Question

Time-course group difference analysis with repeated individuals using limma-voom

0

Entering edit mode

Leonardo Collado Torres ★ 1.1k

@lcolladotor

Last seen 5 weeks ago

United States

Hi,

From the limmaUsersGuide() section "9.7 Multi-level Experiments" I learned about using duplicateCorrelation() and passing that information to lmFit() to handle observations from the same individual (using block and correlation arguments). Similarly, from "9.6.2 Many time points" I learned about how to multiply splines with a group variable and extract the F-statistic showing the differences between groups across time using topTable(coef). Those sections don't use voom() as they were likely written before voom() existed.

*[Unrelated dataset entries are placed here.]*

template <int ORDER>
__global__ void __launch_bounds__(64)
    k_prep_rows(MnDevIndex ix, int first_slot, int n, float *norms_out, mn_lo_t *lo_out, MnLoMeta *meta_out) {
    extern __shared__ float lds[];
    const int lane = threadIdx.x;
    int slot = first_slot + blockIdx.x;
    if (blockIdx.x >= n)
        return;
    const float *row = ix.vectors + (size_t)slot * ix.ld;
    for (int i = lane; i < ix.ld; i += 64)
        lds[i] = row[i];
    __builtin_amdgcn_s_waitcnt(0);
    __builtin_amdgcn_wave_barrier();
    float nbv = 0.0f;
    if (norms_out) {
        nbv = lds_self_norm<ORDER>(lds, ix.dim, ix.ld, lane);
        if (lane == 0)
            norms_out[slot] = nbv;
    }
    if (!lo_out)
        return;
    float mx = 0.0f;
    bool bad = false;
    for (int i = lane; i < ix.ld; i += 64) {
        const float v = lds[i];
        bad |= !(fabsf(v) <= 3.4028235e38f);
        mx = fmaxf(mx, fabsf(v));
    }
    for (int m = 32; m >= 1; m >>= 1)
        mx = fmaxf(mx, __shfl_xor(mx, m));
    bad = __ballot(bad) != 0;
    float s = __fdiv_rn(mx, (float)MN_LO_CMAX);
    bad |= !(s >= 1.17549435e-38f && s <= 3.4028235e38f);
    if (bad)
        s = 0.0f;
    double r2 = 0.0, x2 = 0.0;
    mn_lo_t *lo = lo_out + (size_t)slot * mn_lo_row_words(ix.ld);
    const int words = (int)mn_lo_row_words(ix.ld);
    for (int w = lane; w < words; w += 64) {
        int c[3];
#pragma unroll
        for (int f = 0; f < 3; f++) {
            const int i = 3 * w + f;
            c[f] = 0;
            if (i < ix.ld) {
                const float v = lds[i];
                if (!bad) {
                    const float t = rintf(__fdiv_rn(v, s));
                    c[f] = (int)fminf(fmaxf(t, -(float)MN_LO_CMAX), (float)MN_LO_CMAX);
                }
                const double dv = (double)v - (double)lo_deq(c[f], s);
                r2 += dv * dv;
                x2 += (double)v * (double)v;
            }
        }
        lo[w] = mn_lo_pack(c[0], c[1], c[2]);
    }
    r2 = wave_sum_f64(r2);
    x2 = wave_sum_f64(x2);
    if (lane == 0) {
        MnLoMeta m;
        m.scale = s;
        const double xn = sqrt(x2), rx = sqrt(r2);
        m.xn_lo = norms_out ? __double2float_rd(sqrt((double)nbv) * (1.0 - 0x1p-40)) : __double2float_rd(xn * (1.0 - 0x1p-36));
        m.xn_hi = __double2float_ru(xn * (1.0 + 0x1p-36));
        m.resid = __double2float_ru(rx * (1.0 + 0x1p-36) + 0x1p-140);
        if (bad || !(m.xn_hi <= 3.0e38f) || !(m.resid <= 3.0e38f))
            m.resid = __builtin_inff();
        meta_out[slot] = m;
    }
}

void mn_launch_prep_rows(const MnDevIndex &ix, int first_slot, int n, float *norms_out, mn_lo_t *lo_out, MnLoMeta *meta_out,
                         hipStream_t st) {
    if (n <= 0 || (!norms_out && !lo_out))
        return;
    size_t lds = mn_row_lds_bytes(ix.ld);
    if (ix.order == MN_ORDER_SSE_V)
        hipLaunchKernelGGL(k_prep_rows<MN_ORDER_SSE_V>, dim3(n), dim3(64), lds, st, ix, first_slot, n, norms_out, lo_out, meta_out);
    else
        hipLaunchKernelGGL(k_prep_rows<MN_ORDER_WAVE_V>, dim3(n), dim3(64), lds, st, ix, first_slot, n, norms_out, lo_out, meta_out);
}


template <int ORDER, int NCH>
__global__ void __launch_bounds__(64)
    k_dist_batch(int metric, const float *query, const float *rows, long long n, int dim, int ld, float *out) {
    extern __shared__ float lds[];
    const int lane = threadIdx.x;
    for (int i = lane; i < ld; i += 64)
        lds[i] = i < dim ? query[i] : 0.0f;
    __builtin_amdgcn_s_waitcnt(0);
    __builtin_amdgcn_wave_barrier();
    MnDevIndex ix = {};
    ix.vectors = rows;
    ix.dim = dim;
    ix.ld = ld;
    ix.metric = metric;
    float qnorm = 0.0f;
    if (metric == 1)
        qnorm = lds_self_norm<ORDER>(lds, dim, ld, lane);
    long long base = (long long)blockIdx.x * 64;
    int cnt = (int)((n - base) < 64 ? (n - base) : 64);
    if (cnt <= 0)
        return;
    ix.vectors = rows + (size_t)base * ld;
    int myslot = lane < cnt ? lane : 0;
    float d;
    if (metric == 0) {
        d = rows_accumulate<ORDER, NCH, true>(ix, lds, myslot, cnt, lane);
    } else {
        float dot = rows_accumulate<ORDER, NCH, false>(ix, lds, myslot, cnt, lane);
        if (metric == 2) {
            d = -dot;
        } else {
            float nb = 0.0f;
            for (int t = 0; t < cnt; t++) {
                const float *row = ix.vectors + (size_t)t * ld;
                float *tmp = lds + ld;
                for (int i = lane; i < ld; i += 64)
                    tmp[i] = row[i];
                __builtin_amdgcn_s_waitcnt(0);
                __builtin_amdgcn_wave_barrier();
                float v = lds_self_norm<ORDER>(tmp, dim, ld, lane);
                __builtin_amdgcn_wave_barrier();
                if (lane == t)
                    nb = v;
            }
            d = cosine_finish(dot, qnorm, nb);
        }
    }
    if (lane < cnt)
        out[base + lane] = d;
}

size_t mn_dist_batch_lds_bytes(int ld) { return (size_t)ld * sizeof(float) * 2; }

template <int ORDER, int NCH>
static int launch_dist_batch(int metric, const float *d_query, const float *d_rows, long long n, int dim, int ld, float *d_out,
                             hipStream_t st) {
    const size_t lds = mn_dist_batch_lds_bytes(ld);
    if (lds > mn_lds_optin_limit() || !mn_lds_grant_for(k_dist_batch<ORDER, NCH>, lds))
        return -1;
    hipLaunchKernelGGL((k_dist_batch<ORDER, NCH>), dim3((unsigned)((n + 63) / 64)), dim3(64), lds, st, metric, d_query, d_rows, n,
                       dim, ld, d_out);
    return hipGetLastError() == hipSuccess ? 0 : -1;
}

int mn_launch_dist_batch(int metric, int order, const float *d_query, const float *d_rows, long long n, int dim, int ld,
                         float *d_out, hipStream_t st) {
    if (n <= 0)
        return 0;
    return mn_for_row_walk(order, ld, [&](auto O, auto N) {
        return launch_dist_batch<O(), N()>(metric, d_query, d_rows, n, dim, ld, d_out, st);
    });
}

#include "mn_beam.hpp"

template <int ORDER, int NCH, bool BUILD, bool WIDE, bool LAT = false, bool LP = false>
DEVI void beam_query(const MnDevIndex &ix, const MnSearchArgs &a, const long long qi, const int lane, unsigned char *smem,
                     CoopCtx *coop, unsigned *lds_bitmap = nullptr) {
    uint2 *cand_l = reinterpret_cast<uint2 *>(smem);
    uint2 *res_l = cand_l + MN_CAND_LDS;
    int *scratch = reinterpret_cast<int *>(res_l + MN_RES_LDS);
    float *q = reinterpret_cast<float *>(scratch + 64);
    const int qf = mn_lo_q_floats(ix.ld);
    float *tile = q + qf;

    int qslot = -1;
    const float *qsrc;
    if (BUILD) {
        qslot = a.query_slots[qi];
        qsrc = ix.vectors + (size_t)qslot * ix.ld;
    } else {
        qsrc = a.queries + (size_t)qi * ix.dim;
    }
    for (int i = lane; i < qf; i += 64)
        q[i] = i < ix.dim ? qsrc[i] : 0.0f;
    __builtin_amdgcn_s_waitcnt(0);
    __builtin_amdgcn_wave_barrier();

    WaveCtx w;
    w.q = q;
    w.tile = (ORDER == MN_ORDER_SSE_V && a.use_tile) ? tile : nullptr;
    w.scratch = scratch;
    w.n_dist = 0;
    w.n_exp = 0;
    w.qnorm = 0.0f;
    if (ix.metric == 1)
        w.qnorm = BUILD ? ix.norms[qslot] : lds_self_norm<ORDER>(q, ix.dim, ix.ld, lane);
    if (coop) {
        w.coop = coop;
        w.no_spec_rows = a.no_spec_rows;
        if (lane == 0)
            *coop->qnorm = w.qnorm;
    }
    if (LP) {
        w.lq = lo_query(ix.metric == 1 ? w.qnorm : lds_self_norm<ORDER>(q, ix.dim, ix.ld, lane), ix.ld);
        w.lp_on = w.lq.qn_hi <= 1.0e300;
        w.lq.qs_lo = rfl_f64(w.lq.qs_lo);
        w.lq.qn_hi = rfl_f64(w.lq.qn_hi);
        w.qnorm = u2f(rflu(f2u(w.qnorm)));
        w.sv_lanes = a.surv_lanes;
    }
    if (BUILD && a.readlog) {
        w.rlog = a.readlog + (size_t)qi * a.readcap * MN_RLOG_INTS;
        w.rcap = a.readcap;
    }

    WHeap cand, res;
    cand.l = cand_l;
    cand.lcap = MN_CAND_LDS;
    cand.g = reinterpret_cast<unsigned long long *>(a.cand_ovf + (size_t)qi * a.cand_gcap);
    cand.gcap = a.cand_gcap;
    cand.size = 0;
    cand.ovf = 0;
    res.l = res_l;
    res.lcap = MN_RES_LDS;
    res.g = reinterpret_cast<unsigned long long *>(a.res_ovf + (size_t)qi * a.res_gcap);
    res.gcap = a.res_gcap;
    res.size = 0;
    res.ovf = 0;

    unsigned *bm0 = lds_bitmap ? lds_bitmap : a.bitmap0 + (size_t)qi * a.bm0_words;
    int cur = a.entry_slot;

    if (!BUILD) {
        for (int l = a.max_level; l > 0; l--)
            cur = greedy_layer<ORDER, NCH, false, WIDE>(ix, w, cur, l, lane);
        if (LAT)
            beam_layer_auto<ORDER, NCH, false, WIDE>(ix, w, cand, res, bm0, a.bm0_words, cur, 0, a.ef, lane);
        else
            beam_layer<ORDER, NCH, false, WIDE, false, LP>(ix, w, cand, res, bm0, cur, 0, a.ef, lane);
        int count = res.size;
        int outn = count < a.k ? count : a.k;
        for (int i = count - 1; i >= 0; i--) {
            uint2 it = res_take(res, i, count, lane);
            if (i < a.k && lane == 0) {
                a.out_ids[qi * a.k + i] = ix.ids[it.y];
                a.out_dists[qi * a.k + i] = -u2f(it.x);
            }
        }
        if (lane == 0) {
            for (int i = outn; i < a.k; i++) {
                a.out_ids[qi * a.k + i] = -1;
                a.out_dists[qi * a.k + i] = 0.0f;
            }
            a.out_counts[qi] = outn;
        }
    } else {
        const int level = ix.levels[qslot];
        for (int l = a.max_level; l > level; l--)
            cur = greedy_layer<ORDER, NCH, false, WIDE, LAT>(ix, w, cur, l, lane);
        int start = level < a.max_level ? level : a.max_level;
        for (int l = start; l >= 0; l--) {
            unsigned *bm = bm0;
            if (l > 0)
                bm = a.bitmap_up + ((size_t)a.up_bm_index[qi] * a.max_level + (l - 1)) * a.bmu_words;
            if (LAT)
                beam_layer_auto<ORDER, NCH, false, WIDE, true>(ix, w, cand, res, bm, l > 0 ? a.bmu_words : a.bm0_words, cur, l, a.ef, lane);
            else
                beam_layer<ORDER, NCH, false, WIDE>(ix, w, cand, res, bm, cur, l, a.ef, lane);
            const int M_max = (l == 0) ? ix.M0 : ix.MU;
            int count = res.size;
            int keep = count < M_max ? count : M_max;
            int *sel = a.sel + ((size_t)qi * a.nlev + l) * ix.M0;
            int first = cur;
            for (int i = count - 1; i >= 0; i--) {
                uint2 it = res_take(res, i, count, lane);
                if (i < keep && lane == 0)
                    sel[i] = (int)it.y;
// ... 25 lines not shown
                atomicAdd(&a.counters[3], w.n_skip);
            if (LP && w.n_l8)
                atomicAdd(&a.counters[4], w.n_l8);
            if (LP && w.n_l16)
                atomicAdd(&a.counters[5], w.n_l16);
        }
    }
}

template <int ORDER, int NCH, bool BUILD, bool WIDE = false, bool LP = false>
__global__ void __launch_bounds__(64) k_beam(MnDevIndex ix, MnSearchArgs a) {
    extern __shared__ __align__(16) unsigned char smem[];
    if ((long long)blockIdx.x >= a.nq)
        return;
    beam_query<ORDER, NCH, BUILD, WIDE, false, LP>(ix, a, blockIdx.x, threadIdx.x, smem, nullptr);
}

#define MN_COOP_WAVES 8
template <int ORDER, int NCH, bool BUILD, bool WIDE = false>
__global__ void __launch_bounds__(MN_COOP_WAVES * 64) k_beam_coop(MnDevIndex ix, MnSearchArgs a, size_t base_lds) {
    extern __shared__ __align__(16) unsigned char smem[];
    if ((long long)blockIdx.x >= a.nq)
        return;
    const int lane = threadIdx.x & 63;
    CoopCtx c;
    c.n = reinterpret_cast<int *>(smem + base_lds);
    c.qnorm = reinterpret_cast<float *>(c.n + 1);
    c.list = c.n + 4;
    c.dist = reinterpret_cast<float *>(c.list + 64);
    c.nw = blockDim.x >> 6;
    c.wv = threadIdx.x >> 6;
    if (a.lat_tile_rows > 0) {
        c.tile = reinterpret_cast<float *>(smem + a.lat_tile_off) + (size_t)c.wv * mn_lat_tile_floats(ix.ld, a.lat_tile_rows);
        c.tile_rows = a.lat_tile_rows;
    }
    unsigned *lbm = nullptr;
    if (!BUILD && a.lds_bitmap) {
        lbm = reinterpret_cast<unsigned *>(smem + base_lds) + 4 + 64 + 64;
        for (long long i = threadIdx.x; i < a.bm0_words; i += blockDim.x)
            lbm[i] = 0u;
        __syncthreads();
    }
    if (c.wv == 0) {
        beam_query<ORDER, NCH, BUILD, WIDE, true>(ix, a, blockIdx.x, lane, smem, &c, lbm);
        if (lane == 0)
            *c.n = -1;
        __syncthreads();
    } else {
        const float *q = reinterpret_cast<const float *>(smem + (size_t)(MN_CAND_LDS + MN_RES_LDS) * sizeof(uint2) + 64 * sizeof(int));
        coop_helper<ORDER, NCH>(ix, q, c, lane);
    }
}

size_t mn_search_lds_bytes(int ld, bool tile) {
    size_t b = (size_t)(MN_CAND_LDS + MN_RES_LDS) * sizeof(uint2) + 64 * sizeof(int) + (size_t)mn_lo_q_floats(ld) * sizeof(float);
    if (tile)
        b += MN_TILE_FLOATS * sizeof(float);
    if (const char *pad = getenv("MN_LDS_PAD_BYTES"))
        b += (size_t)atoi(pad);
    return b;
}
size_t mn_coop_lds_bytes(int ld, bool tile) { return ((mn_search_lds_bytes(ld, tile) + 15) & ~(size_t)15) + (4 + 64 + 64) * sizeof(int); }

size_t mn_lds_optin_limit() {
    static std::mutex mu;
    static std::unordered_map<int, size_t> lims;
    int dev = 0;
    (void)hipGetDevice(&dev);
    std::lock_guard<std::mutex> lk(mu);
    auto it = lims.find(dev);
    if (it != lims.end())
        return it->second;
    size_t lim = 64 * 1024;
    const char *e = getenv("MN_LDS_OPTIN");
    int v = 0;
    if (!(e && atoi(e) == 0) && hipDeviceGetAttribute(&v, hipDeviceAttributeSharedMemPerBlockOptin, dev) == hipSuccess && v > 64 * 1024)
        lim = (size_t)v;
    (void)hipGetLastError();
    lims[dev] = lim;
    return lim;
}
bool mn_lds_grant(const void *kern, size_t bytes) {
    if (bytes <= 64 * 1024)
        return true;
    static std::mutex mu;
    struct Seen {
        size_t granted = 0;
        size_t refused = (size_t)-1;
    };
    static std::unordered_map<unsigned long long, Seen> seen;
    int dev = 0;
    (void)hipGetDevice(&dev);
    const unsigned long long key = (unsigned long long)reinterpret_cast<uintptr_t>(kern) * 64ull + (unsigned)(dev & 63);
    std::lock_guard<std::mutex> lk(mu);
    Seen &sn = seen[key];
    if (sn.granted >= bytes)
        return true;
    if (bytes >= sn.refused)
        return false;
    const bool ok = hipFuncSetAttribute(kern, hipFuncAttributeMaxDynamicSharedMemorySize, (int)bytes) == hipSuccess;
    if (ok) {
        sn.granted = bytes;
    } else {
        (void)hipGetLastError();
        sn.refused = bytes;
    }
    return ok;
}

template <int ORDER, int NCH, bool BUILD, bool WIDE>
static void launch_coop(const MnDevIndex &ix, MnSearchArgs a, size_t base, size_t tot, hipStream_t st) {
    const char *te = getenv("MN_LAT_TILE");
    if (ORDER == MN_ORDER_SSE_V && ix.ld >= 256 && !(te && atoi(te) == 0)) {
        const size_t off = (tot + 15) & ~(size_t)15;
        for (int rows = 4; rows >= 2; rows >>= 1) {
            const size_t need = off + (size_t)MN_COOP_WAVES * mn_lat_tile_floats(ix.ld, rows) * sizeof(float);
            if (need <= mn_lds_optin_limit() && mn_lds_grant_for(k_beam_coop<ORDER, NCH, BUILD, WIDE>, need)) {
                a.lat_tile_rows = rows;
                a.lat_tile_off = (unsigned)off;
                tot = need;
                break;
            }
        }
    }
    if (getenv("MN_LAT_DEBUG"))
        fprintf(stderr, "[mn] k_beam_coop: distance tile of %d rows per wavefront, %zu bytes of LDS\n", a.lat_tile_rows, tot);
    hipLaunchKernelGGL((k_beam_coop<ORDER, NCH, BUILD, WIDE>), dim3((unsigned)a.nq), dim3(MN_COOP_WAVES * 64), tot, st, ix, a, base);
}

template <int ORDER, int NCH>
static void launch_beam(const MnDevIndex &ix, const MnSearchArgs &a, bool build, hipStream_t st) {
    dim3 grid((unsigned)a.nq), block(64);
    size_t lds = mn_search_lds_bytes(ix.ld, ORDER == MN_ORDER_SSE_V && a.use_tile);
    const bool wide = ix.WX > 64;
    const char *co = getenv("MN_COOP");
    if (a.nq <= 128 && !(co && atoi(co) == 0)) {
        const size_t base = (lds + 15) & ~(size_t)15;
        const size_t tot = mn_coop_lds_bytes(ix.ld, ORDER == MN_ORDER_SSE_V && a.use_tile) +
                           (!build && a.lds_bitmap ? (size_t)a.bm0_words * sizeof(unsigned) : 0);
        if (wide) {
            if (build)
                launch_coop<ORDER, NCH, true, true>(ix, a, base, tot, st);
            else
                launch_coop<ORDER, NCH, false, true>(ix, a, base, tot, st);
        } else if (build)
            launch_coop<ORDER, NCH, true, false>(ix, a, base, tot, st);
        else
            launch_coop<ORDER, NCH, false, false>(ix, a, base, tot, st);
        return;
    }
    const char *lp = getenv("MN_LOWPREC_FILTER");
    if (!build && ix.vec_lo && ix.lo_meta && !(lp && atoi(lp) == 0)) {
        MnSearchArgs al = a;
        const char *sv = getenv("MN_SURVIVOR_LANES");
        const int svl = sv ? atoi(sv) : 0;
        al.surv_lanes = (svl == 4 || svl == 8 || svl == 16) ? svl : 0;
        if (wide)
            hipLaunchKernelGGL((k_beam<ORDER, NCH, false, true, true>), grid, block, lds, st, ix, al);
        else
            hipLaunchKernelGGL((k_beam<ORDER, NCH, false, false, true>), grid, block, lds, st, ix, al);
        return;
    }
    if (wide) {
        if (build)
            hipLaunchKernelGGL((k_beam<ORDER, NCH, true, true>), grid, block, lds, st, ix, a);
        else
            hipLaunchKernelGGL((k_beam<ORDER, NCH, false, true>), grid, block, lds, st, ix, a);
    } else if (build)
        hipLaunchKernelGGL((k_beam<ORDER, NCH, true>), grid, block, lds, st, ix, a);
    else
        hipLaunchKernelGGL((k_beam<ORDER, NCH, false>), grid, block, lds, st, ix, a);
}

In any case, I'm analyzing a data set with 2 regions and individuals spanning many age groups. Some individuals yielded data for both regions, some did not. To explore the correlation by individual, I ran limma-voom with and without using duplicateCorrelation(). The p-values and adjusted-p-values are smaller for the model that takes the individual correlation into account, but are fairly similar. However, a subset of the F-statistics are very different.

First of all, I was surprised by the range of some of the F-statistics (over 3 in log10). Second, this plot doesn't agree with how similar the p-values look like. How come the 2 models yield similar p-values for genes with widely different F-statistics? (the degrees of freedom should be the same)

I then explored the coefficients of interest (the interaction between the 2nd region and the time linear splines) and they look pretty different (see last pages of the pdf in the gist).

Assuming that I used the functions correctly, do you expect the F-statistics to be so different for a few of genes? What about the coefficients? I know that lmFit() changes between lm.series and gls.series for the 2 different ways I used it, but I expected the coefficients to look mostly similar given that the consensus correlation is about 0.24 (much lower than the default of 0.75). Or could the lm.series vs gls.series explain the difference here? ***At this point I realize that I didn't use topTable() correctly***

Best,

Leonardo

Code used (shows parts of the design matrix and session info):

limma • 1.0k views

ADD COMMENT • link updated 6.9 years ago by Aaron Lun ★ 28k • written 6.9 years ago by Leonardo Collado Torres ★ 1.1k

0

Entering edit mode

Hi,

While I did figure out my main problem, I decided it would still be worth posting just as an example of how completing all the Bioconductor posting guide steps can help users find their own problem.

In my case, when I was writing the last part of my question, I realized that maybe I wasn't comparing the correct genes between the 2 models. It turns out that I was missing sort.by = 'none' in my topTable() calls. The fixed plots are available at .

## For the MA like plot, although this table is no longer useful
#                less than 3 on x
# close to 0 on Y FALSE  TRUE   Sum
#           FALSE   640  9165  9805
#           TRUE   1702 13145 14847
#           Sum    2342 22310 24652

Now most of the plots makes sense. The p-values (and adjusted-p-values) are no longer so similar as they once were: from the topTable() docs I thought that topTable() sorted the genes by F in this case, not p-value (they are p-value sorted, which explains the previous plots). I'm still surprised by the range of the F-statistics though.

In general though, I'm still unsure how to determine whether to go ahead with the lmFit() results from using or not using duplicateCorrelation(). How would you choose which model to use? I expected the results from using the correlation to lead to less DE calls. Using it might be too time consuming for expression features more numerous than genes (about 24k here).

## In general: DE signal among models

> addmargins(table('Using corr' = top$adj.P.Val < 0.05, 'Naive' = top2$adj.P.Val < 0.05)) Naive Using corr FALSE TRUE Sum FALSE 2882 361 3243 TRUE 919 20490 21409 Sum 3801 20851 24652

Best,

Leonardo

ADD REPLY • link 6.9 years ago Leonardo Collado Torres ★ 1.1k

score 1 · Accepted Answer · 2017-11-22

Regarding the choice between models: reading your comment indicates that the models share 20490 DE genes, with only 361 and 919 DE genes unique to each model. This suggests that, relatively speaking, there's not much difference between the models to worry about. (It is quite a large number of DE genes, which may make it difficult to interpret the results. I would have suggested using treat but that's not really possible for F-tests.)

From a theoretical perspective, I would go with duplicateCorrelation here - a consensus correlation of 0.24 suggests that the individual of origin does have some effect, as one might expect, and it would be best to account for that. That said, the similarities between the two models means that you could set up and test your analysis using the naive approach, then switch over to duplicateCorrelation and let it run overnight.